Dataset entries

-=-=-=-=-

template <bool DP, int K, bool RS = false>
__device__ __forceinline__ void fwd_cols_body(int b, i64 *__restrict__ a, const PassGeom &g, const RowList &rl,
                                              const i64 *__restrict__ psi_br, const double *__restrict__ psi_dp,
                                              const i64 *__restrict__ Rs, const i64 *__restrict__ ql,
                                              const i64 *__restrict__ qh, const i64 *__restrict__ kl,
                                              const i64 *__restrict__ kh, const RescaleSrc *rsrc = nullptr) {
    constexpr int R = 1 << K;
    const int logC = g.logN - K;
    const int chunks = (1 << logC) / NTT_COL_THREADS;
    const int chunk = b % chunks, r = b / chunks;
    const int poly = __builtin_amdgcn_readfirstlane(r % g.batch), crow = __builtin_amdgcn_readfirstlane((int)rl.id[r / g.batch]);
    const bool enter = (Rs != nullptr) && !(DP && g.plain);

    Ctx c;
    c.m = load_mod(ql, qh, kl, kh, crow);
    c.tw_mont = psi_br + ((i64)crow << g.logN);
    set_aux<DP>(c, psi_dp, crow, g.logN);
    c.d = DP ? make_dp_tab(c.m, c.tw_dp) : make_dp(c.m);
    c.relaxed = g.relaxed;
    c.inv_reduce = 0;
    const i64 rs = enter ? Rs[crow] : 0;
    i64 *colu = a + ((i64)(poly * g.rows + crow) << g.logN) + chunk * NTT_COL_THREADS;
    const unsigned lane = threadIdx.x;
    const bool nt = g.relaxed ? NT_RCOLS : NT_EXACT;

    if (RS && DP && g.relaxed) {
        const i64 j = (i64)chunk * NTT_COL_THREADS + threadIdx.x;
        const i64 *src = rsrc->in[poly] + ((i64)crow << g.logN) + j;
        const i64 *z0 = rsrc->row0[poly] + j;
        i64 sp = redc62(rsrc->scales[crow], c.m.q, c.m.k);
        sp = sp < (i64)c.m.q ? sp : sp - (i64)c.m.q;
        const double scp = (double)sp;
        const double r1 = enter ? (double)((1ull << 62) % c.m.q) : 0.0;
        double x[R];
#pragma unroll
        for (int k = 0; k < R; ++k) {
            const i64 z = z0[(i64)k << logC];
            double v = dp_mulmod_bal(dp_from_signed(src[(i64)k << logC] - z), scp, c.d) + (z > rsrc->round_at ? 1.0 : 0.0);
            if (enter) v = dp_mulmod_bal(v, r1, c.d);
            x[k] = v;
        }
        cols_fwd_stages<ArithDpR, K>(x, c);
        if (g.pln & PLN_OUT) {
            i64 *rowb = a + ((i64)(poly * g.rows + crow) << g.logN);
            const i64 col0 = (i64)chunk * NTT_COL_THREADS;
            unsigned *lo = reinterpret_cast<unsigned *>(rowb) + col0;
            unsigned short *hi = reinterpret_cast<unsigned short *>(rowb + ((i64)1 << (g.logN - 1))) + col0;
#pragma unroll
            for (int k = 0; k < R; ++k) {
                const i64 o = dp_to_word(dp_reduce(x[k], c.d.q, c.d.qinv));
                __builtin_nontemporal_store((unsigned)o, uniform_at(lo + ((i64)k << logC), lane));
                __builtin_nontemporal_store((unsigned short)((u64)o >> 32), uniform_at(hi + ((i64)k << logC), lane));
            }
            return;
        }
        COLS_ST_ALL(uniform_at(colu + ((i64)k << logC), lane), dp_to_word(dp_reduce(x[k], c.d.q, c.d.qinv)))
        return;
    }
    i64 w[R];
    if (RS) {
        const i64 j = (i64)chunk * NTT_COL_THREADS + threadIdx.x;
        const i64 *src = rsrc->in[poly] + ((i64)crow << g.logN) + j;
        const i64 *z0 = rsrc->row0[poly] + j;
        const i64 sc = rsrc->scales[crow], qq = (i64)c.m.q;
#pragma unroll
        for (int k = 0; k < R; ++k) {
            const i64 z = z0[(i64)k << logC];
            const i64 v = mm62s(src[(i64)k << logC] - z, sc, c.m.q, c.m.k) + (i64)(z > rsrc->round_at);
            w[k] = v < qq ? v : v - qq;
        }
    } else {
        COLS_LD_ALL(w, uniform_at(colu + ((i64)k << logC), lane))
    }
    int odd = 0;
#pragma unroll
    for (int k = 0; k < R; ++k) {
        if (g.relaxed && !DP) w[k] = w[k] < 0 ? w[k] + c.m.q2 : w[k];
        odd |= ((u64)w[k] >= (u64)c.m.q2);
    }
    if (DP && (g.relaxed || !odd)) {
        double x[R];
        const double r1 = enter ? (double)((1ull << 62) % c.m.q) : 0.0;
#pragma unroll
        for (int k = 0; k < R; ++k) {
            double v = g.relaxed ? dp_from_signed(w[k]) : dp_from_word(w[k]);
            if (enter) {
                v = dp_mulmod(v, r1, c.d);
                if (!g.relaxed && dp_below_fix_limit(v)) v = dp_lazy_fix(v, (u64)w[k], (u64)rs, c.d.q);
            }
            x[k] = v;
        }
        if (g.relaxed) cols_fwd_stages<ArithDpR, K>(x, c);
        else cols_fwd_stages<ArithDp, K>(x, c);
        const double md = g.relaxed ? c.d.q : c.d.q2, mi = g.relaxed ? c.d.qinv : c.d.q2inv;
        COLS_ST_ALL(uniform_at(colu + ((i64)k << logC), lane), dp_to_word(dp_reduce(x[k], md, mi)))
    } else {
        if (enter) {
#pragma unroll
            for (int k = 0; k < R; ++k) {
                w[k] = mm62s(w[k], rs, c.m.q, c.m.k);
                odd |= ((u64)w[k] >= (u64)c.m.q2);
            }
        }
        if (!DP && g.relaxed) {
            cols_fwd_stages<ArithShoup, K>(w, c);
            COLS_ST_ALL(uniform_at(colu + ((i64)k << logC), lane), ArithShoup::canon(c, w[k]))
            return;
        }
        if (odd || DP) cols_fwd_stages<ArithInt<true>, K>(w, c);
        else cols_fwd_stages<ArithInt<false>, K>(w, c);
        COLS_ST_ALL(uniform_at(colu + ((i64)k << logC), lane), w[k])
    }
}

-=-=-=-=-

▶ **WORK ITEM**: Give the number of lines in the data above that contain the word "ArithDpR", with no accompanying text.

▶ **ANSWER FOR THE TASK**: 2